## THE DATA
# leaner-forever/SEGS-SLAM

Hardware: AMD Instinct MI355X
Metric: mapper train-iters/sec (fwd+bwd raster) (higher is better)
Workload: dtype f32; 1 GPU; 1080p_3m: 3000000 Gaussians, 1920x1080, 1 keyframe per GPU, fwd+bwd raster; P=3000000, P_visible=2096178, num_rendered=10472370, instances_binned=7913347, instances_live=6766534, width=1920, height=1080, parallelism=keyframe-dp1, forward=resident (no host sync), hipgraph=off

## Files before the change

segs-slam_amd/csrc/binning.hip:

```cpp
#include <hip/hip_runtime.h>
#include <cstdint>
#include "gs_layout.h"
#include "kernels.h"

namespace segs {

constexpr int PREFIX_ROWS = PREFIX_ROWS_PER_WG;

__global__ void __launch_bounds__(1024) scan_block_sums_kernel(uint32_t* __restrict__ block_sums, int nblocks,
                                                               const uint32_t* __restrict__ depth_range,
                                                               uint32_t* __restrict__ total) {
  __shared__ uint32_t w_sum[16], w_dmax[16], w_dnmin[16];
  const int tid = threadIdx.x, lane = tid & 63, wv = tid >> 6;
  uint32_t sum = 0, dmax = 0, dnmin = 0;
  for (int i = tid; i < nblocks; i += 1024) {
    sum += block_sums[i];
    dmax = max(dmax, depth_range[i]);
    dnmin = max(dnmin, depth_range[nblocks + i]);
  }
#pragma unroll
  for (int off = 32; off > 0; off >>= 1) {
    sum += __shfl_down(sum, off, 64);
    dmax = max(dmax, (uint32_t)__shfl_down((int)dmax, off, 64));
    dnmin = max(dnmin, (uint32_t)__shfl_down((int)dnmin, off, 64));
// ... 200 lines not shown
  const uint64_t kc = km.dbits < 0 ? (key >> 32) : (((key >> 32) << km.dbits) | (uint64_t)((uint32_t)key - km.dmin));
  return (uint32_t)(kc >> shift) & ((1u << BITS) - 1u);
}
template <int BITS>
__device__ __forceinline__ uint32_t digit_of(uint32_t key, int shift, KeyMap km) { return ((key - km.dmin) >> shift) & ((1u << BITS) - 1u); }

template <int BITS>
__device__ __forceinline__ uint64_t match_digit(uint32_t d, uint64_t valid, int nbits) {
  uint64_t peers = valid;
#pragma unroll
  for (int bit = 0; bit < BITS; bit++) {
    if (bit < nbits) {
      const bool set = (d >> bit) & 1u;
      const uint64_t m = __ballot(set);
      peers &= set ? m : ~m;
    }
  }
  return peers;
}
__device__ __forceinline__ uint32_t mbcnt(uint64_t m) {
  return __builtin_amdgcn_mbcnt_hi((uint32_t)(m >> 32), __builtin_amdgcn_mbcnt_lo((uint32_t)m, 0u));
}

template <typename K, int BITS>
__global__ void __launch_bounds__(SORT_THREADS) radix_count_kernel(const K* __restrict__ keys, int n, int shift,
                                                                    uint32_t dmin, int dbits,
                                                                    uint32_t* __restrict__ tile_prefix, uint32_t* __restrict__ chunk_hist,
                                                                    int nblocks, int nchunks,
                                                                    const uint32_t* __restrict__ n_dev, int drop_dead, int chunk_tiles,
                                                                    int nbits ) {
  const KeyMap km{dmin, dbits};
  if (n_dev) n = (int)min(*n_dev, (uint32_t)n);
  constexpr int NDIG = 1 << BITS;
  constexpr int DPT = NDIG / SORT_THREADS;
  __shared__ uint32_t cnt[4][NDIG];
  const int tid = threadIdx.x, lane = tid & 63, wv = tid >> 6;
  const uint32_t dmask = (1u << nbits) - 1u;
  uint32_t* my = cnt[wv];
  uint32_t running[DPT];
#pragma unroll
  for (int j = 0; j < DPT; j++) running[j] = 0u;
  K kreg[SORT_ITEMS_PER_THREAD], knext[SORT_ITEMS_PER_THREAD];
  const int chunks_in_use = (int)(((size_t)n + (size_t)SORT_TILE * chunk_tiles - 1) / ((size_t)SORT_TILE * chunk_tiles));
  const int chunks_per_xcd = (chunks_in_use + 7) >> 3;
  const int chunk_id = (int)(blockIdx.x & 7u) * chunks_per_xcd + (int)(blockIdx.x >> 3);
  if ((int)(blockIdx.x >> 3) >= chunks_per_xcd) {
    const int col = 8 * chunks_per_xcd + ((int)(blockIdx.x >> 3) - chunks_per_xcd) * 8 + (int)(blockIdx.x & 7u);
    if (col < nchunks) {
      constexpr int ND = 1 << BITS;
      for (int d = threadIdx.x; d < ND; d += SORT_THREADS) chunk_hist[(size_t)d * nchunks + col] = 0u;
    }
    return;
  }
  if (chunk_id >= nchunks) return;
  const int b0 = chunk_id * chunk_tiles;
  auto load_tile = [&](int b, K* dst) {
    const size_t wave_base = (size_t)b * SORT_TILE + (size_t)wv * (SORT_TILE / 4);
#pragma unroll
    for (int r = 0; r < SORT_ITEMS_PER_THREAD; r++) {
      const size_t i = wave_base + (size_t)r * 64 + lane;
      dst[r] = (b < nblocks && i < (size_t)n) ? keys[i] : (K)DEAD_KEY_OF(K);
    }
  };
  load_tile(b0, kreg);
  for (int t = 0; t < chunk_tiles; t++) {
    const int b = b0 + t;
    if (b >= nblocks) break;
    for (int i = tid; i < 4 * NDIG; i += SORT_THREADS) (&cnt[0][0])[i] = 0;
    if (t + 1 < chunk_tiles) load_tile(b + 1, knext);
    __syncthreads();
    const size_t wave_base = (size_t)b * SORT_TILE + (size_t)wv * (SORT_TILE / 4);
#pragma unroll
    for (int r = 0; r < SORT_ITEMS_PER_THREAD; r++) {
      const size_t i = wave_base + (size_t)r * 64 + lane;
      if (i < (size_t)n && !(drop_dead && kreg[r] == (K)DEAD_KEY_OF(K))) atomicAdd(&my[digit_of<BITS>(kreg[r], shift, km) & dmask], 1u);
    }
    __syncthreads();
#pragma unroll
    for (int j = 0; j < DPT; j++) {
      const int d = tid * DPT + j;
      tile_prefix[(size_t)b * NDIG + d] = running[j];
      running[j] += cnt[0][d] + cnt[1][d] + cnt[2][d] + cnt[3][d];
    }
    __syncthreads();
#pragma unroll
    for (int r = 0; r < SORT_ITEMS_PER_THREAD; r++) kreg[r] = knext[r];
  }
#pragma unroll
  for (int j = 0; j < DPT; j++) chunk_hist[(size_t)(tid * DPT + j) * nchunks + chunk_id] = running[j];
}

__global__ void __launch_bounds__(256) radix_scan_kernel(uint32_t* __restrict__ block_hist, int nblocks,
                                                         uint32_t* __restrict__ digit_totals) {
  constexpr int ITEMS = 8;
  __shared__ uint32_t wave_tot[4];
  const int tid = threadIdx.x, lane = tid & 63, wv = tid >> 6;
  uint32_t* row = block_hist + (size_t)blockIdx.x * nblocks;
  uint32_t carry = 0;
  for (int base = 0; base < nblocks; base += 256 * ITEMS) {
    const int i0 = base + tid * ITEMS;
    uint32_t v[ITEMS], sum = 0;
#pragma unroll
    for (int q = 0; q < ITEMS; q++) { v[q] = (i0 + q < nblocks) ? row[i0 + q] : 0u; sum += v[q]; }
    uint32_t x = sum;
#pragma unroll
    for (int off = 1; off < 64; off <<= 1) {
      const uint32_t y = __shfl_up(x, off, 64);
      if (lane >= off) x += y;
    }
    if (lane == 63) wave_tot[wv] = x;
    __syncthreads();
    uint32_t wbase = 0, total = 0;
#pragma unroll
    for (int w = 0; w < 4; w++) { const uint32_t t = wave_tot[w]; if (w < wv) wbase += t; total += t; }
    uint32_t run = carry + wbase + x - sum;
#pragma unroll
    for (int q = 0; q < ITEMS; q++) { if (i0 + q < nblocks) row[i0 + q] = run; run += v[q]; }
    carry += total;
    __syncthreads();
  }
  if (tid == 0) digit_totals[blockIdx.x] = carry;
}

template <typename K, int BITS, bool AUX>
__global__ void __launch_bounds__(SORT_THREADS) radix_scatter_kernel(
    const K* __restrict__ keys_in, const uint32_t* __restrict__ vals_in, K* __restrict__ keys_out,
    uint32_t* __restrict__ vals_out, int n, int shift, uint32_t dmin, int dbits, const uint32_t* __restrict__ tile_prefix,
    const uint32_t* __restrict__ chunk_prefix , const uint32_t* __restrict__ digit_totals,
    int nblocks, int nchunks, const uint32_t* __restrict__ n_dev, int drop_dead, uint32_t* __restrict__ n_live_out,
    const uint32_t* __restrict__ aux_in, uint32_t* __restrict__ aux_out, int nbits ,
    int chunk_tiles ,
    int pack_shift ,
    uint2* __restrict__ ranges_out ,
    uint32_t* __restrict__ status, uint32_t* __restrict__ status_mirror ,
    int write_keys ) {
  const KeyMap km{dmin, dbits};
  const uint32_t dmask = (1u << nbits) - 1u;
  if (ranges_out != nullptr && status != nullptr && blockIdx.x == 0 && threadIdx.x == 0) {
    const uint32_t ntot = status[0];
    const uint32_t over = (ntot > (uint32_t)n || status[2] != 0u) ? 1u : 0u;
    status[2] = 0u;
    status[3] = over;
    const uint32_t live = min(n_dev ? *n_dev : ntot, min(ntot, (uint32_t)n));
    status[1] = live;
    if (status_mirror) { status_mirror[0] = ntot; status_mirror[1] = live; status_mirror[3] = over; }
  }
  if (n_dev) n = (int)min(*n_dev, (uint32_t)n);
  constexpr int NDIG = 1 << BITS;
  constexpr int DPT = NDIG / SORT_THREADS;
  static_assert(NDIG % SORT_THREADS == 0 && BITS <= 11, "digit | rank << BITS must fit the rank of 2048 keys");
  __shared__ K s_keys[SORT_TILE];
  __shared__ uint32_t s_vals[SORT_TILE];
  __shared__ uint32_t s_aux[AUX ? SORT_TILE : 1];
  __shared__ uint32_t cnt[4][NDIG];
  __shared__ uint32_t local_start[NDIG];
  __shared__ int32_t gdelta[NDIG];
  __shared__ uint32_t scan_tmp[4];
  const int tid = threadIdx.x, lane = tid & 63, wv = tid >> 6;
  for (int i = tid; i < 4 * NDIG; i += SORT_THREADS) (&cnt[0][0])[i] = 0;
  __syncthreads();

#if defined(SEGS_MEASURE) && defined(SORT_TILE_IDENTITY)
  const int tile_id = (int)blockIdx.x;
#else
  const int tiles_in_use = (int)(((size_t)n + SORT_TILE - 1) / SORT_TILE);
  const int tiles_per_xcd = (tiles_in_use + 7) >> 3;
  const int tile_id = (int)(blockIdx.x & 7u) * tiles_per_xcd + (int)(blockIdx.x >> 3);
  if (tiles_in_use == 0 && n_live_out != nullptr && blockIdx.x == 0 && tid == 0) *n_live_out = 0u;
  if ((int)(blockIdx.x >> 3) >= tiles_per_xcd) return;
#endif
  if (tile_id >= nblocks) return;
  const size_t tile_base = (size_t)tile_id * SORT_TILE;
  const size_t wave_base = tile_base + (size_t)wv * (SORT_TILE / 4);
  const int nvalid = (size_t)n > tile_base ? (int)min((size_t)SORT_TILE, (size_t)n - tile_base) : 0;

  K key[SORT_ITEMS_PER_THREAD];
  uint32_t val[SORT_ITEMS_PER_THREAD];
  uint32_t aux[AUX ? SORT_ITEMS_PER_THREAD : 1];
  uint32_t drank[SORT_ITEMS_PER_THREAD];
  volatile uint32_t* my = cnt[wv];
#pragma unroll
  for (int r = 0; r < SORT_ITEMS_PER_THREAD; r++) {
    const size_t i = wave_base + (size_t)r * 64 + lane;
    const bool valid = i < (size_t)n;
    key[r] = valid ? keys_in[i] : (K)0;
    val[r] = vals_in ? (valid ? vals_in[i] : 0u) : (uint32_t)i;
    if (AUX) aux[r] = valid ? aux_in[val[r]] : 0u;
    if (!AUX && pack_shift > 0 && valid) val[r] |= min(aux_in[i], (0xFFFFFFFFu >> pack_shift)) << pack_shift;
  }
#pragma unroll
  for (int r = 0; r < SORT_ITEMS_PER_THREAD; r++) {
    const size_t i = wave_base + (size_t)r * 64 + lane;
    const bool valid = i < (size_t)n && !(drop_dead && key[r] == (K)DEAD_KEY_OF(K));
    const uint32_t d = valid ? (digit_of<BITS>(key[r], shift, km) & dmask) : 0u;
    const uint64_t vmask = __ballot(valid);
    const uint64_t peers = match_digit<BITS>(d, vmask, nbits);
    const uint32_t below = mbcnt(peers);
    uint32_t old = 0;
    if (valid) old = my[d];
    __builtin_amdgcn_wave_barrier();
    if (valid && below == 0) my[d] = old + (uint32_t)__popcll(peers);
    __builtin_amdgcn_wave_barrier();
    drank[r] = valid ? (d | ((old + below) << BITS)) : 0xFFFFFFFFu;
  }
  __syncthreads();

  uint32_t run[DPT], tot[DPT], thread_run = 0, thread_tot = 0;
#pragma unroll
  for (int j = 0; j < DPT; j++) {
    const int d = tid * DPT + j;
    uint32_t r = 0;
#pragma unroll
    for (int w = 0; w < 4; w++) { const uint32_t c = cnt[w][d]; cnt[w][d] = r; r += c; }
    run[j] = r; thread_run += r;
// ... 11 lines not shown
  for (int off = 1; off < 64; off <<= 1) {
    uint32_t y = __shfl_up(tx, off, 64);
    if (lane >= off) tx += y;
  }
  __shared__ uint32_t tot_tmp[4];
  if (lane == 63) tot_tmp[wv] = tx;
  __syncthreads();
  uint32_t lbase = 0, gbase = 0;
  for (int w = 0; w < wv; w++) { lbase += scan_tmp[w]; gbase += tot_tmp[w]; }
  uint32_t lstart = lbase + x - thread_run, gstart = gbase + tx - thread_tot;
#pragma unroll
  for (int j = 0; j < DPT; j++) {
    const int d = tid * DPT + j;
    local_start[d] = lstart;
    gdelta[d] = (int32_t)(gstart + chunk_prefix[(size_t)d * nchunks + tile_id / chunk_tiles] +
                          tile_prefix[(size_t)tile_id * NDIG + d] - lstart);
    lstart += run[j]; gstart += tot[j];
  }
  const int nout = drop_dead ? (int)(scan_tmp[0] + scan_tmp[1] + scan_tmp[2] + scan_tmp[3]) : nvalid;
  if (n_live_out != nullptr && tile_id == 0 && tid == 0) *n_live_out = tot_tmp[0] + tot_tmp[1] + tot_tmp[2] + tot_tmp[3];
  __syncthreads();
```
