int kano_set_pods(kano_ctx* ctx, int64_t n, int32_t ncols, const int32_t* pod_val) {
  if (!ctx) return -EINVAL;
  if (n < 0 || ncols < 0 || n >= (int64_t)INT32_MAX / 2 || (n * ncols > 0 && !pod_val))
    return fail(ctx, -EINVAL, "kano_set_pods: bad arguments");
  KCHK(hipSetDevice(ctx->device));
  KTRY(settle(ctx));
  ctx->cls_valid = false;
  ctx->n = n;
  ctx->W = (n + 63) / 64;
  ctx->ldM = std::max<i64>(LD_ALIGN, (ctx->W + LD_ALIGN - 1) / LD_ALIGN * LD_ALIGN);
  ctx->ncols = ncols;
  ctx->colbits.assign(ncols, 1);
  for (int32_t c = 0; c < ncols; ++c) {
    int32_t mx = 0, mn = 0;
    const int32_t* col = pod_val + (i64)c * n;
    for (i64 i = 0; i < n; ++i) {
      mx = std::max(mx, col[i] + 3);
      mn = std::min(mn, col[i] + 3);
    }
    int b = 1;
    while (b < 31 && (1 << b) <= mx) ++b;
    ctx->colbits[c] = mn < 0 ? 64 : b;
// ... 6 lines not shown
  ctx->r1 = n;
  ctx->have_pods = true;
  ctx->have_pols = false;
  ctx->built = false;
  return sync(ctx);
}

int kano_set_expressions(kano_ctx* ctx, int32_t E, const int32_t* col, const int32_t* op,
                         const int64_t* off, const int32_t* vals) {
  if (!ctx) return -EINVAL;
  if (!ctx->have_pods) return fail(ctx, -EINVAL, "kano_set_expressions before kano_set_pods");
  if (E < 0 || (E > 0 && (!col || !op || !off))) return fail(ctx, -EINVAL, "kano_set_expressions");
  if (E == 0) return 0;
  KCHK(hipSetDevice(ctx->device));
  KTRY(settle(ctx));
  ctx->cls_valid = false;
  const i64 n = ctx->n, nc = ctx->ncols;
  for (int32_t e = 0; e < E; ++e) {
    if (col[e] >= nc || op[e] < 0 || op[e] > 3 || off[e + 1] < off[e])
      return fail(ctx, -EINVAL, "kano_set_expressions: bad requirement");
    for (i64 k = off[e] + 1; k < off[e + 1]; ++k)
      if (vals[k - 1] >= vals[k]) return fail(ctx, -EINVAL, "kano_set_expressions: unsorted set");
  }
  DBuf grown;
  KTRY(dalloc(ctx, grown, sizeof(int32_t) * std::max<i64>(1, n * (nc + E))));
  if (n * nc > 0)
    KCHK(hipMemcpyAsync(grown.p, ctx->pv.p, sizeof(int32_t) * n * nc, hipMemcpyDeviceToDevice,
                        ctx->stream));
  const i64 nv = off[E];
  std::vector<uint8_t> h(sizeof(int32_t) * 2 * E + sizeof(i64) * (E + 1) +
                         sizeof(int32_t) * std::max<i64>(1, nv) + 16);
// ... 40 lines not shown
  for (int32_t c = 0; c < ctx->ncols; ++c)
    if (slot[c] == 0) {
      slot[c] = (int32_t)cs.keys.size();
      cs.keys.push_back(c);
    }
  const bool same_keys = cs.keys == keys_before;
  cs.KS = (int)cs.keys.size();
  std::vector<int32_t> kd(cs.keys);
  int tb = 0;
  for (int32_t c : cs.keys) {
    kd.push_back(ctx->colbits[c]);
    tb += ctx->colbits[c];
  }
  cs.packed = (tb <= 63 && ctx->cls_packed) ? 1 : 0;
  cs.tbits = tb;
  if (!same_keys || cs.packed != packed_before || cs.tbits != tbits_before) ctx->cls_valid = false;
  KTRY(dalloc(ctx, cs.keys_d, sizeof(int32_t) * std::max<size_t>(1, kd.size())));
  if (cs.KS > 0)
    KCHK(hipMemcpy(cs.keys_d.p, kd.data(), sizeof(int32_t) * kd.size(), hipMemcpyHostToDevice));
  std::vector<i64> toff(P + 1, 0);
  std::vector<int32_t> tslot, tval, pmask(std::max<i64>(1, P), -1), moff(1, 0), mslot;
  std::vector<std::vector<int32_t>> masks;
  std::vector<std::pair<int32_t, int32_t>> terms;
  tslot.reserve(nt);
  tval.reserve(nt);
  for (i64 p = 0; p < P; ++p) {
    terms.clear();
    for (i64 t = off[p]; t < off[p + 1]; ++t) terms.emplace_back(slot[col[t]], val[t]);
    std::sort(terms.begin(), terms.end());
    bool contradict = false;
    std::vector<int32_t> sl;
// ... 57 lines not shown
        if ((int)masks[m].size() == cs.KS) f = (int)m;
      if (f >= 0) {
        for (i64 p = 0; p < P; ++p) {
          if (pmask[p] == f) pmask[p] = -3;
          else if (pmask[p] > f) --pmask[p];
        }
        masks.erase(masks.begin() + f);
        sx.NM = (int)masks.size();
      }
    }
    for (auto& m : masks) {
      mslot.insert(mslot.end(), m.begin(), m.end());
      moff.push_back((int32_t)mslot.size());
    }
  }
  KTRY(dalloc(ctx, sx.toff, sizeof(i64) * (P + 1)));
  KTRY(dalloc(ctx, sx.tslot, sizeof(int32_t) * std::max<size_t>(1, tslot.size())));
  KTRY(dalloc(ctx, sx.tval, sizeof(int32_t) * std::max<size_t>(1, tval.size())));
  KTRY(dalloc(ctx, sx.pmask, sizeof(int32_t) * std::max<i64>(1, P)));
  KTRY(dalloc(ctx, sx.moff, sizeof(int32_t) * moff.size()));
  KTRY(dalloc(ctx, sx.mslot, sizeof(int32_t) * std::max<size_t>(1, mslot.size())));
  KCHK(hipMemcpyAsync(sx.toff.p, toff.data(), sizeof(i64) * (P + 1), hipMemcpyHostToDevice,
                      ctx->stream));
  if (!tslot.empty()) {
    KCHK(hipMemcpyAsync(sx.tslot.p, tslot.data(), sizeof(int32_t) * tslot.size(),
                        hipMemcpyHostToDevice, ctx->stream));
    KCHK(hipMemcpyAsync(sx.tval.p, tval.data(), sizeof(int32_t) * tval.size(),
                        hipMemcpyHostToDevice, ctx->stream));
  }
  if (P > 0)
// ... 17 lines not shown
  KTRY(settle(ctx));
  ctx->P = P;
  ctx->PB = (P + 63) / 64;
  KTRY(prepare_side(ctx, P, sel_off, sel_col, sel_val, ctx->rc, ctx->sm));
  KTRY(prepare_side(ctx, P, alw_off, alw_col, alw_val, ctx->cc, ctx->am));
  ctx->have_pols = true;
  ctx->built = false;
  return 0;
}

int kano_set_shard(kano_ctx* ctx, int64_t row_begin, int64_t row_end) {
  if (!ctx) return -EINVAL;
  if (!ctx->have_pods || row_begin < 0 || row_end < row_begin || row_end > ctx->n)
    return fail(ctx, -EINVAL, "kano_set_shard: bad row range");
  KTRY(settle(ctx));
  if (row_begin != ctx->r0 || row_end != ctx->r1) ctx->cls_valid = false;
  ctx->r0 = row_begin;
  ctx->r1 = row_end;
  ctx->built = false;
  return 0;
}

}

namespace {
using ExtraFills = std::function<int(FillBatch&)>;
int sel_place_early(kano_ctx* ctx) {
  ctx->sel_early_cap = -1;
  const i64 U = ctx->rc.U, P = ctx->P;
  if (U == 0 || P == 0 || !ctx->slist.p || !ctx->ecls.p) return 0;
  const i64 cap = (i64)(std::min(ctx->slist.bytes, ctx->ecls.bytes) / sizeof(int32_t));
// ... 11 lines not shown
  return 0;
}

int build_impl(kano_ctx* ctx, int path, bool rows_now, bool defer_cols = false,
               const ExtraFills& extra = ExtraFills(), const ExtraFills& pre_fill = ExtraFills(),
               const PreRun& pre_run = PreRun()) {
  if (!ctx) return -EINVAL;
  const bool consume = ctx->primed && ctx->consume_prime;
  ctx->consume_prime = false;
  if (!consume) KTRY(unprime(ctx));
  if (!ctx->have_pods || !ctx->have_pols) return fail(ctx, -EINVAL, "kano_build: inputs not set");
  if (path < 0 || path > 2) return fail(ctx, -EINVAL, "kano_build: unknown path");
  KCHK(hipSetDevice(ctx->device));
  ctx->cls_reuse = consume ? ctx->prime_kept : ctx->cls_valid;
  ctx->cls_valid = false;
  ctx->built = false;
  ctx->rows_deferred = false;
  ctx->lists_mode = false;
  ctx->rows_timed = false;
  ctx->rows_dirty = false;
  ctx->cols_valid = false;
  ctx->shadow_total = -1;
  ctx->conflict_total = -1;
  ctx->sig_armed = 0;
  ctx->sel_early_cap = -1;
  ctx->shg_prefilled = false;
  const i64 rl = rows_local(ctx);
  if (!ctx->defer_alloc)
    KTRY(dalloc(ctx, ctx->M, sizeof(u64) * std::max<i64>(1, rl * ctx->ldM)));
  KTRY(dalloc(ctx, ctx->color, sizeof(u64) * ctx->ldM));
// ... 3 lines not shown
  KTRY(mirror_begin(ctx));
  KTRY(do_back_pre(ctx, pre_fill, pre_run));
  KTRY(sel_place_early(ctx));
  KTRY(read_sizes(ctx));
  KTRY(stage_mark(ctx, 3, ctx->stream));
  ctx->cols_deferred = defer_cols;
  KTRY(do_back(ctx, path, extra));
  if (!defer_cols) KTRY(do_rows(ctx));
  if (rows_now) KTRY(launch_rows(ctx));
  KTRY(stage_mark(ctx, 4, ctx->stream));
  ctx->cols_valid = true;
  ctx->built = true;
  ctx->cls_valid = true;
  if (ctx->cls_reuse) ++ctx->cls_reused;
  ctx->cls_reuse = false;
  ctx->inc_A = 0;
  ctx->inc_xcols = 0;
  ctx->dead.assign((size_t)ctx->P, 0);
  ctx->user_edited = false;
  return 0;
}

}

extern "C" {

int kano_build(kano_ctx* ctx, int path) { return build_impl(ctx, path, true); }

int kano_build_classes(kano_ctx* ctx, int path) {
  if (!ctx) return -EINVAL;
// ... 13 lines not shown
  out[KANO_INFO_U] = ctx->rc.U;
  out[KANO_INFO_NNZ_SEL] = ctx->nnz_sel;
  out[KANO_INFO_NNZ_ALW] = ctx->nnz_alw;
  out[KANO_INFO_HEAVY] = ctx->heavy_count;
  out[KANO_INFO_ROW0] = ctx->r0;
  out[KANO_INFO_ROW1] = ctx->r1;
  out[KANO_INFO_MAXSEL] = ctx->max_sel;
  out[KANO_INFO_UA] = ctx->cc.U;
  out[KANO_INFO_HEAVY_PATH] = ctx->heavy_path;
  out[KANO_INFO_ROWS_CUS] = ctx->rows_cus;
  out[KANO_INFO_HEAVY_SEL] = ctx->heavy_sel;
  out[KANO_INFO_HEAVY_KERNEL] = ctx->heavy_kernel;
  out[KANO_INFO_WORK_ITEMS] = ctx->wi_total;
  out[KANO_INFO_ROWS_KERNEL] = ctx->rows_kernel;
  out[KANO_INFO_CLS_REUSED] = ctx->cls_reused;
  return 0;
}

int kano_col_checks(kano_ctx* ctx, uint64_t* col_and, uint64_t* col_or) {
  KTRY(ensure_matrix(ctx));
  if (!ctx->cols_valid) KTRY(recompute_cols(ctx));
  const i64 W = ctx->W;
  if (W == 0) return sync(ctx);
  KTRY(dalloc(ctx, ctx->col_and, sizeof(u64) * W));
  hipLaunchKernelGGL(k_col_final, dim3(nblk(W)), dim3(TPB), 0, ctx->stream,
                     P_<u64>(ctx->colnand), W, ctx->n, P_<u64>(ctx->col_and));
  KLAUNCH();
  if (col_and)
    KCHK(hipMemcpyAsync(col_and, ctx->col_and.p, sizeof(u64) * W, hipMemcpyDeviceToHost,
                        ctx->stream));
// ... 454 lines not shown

## EXERCISE DETAILS
What should be returned is the run of lines from the first line of the material through the line containing "Metric: mapper train-iters/sec", exact and inclusive, and nothing else.

## SOLUTION TO THIS EXERCISE
# leaner-forever/SEGS-SLAM

Hardware: AMD Instinct MI355X
Metric: mapper train-iters/sec (fwd+bwd raster) (higher is better)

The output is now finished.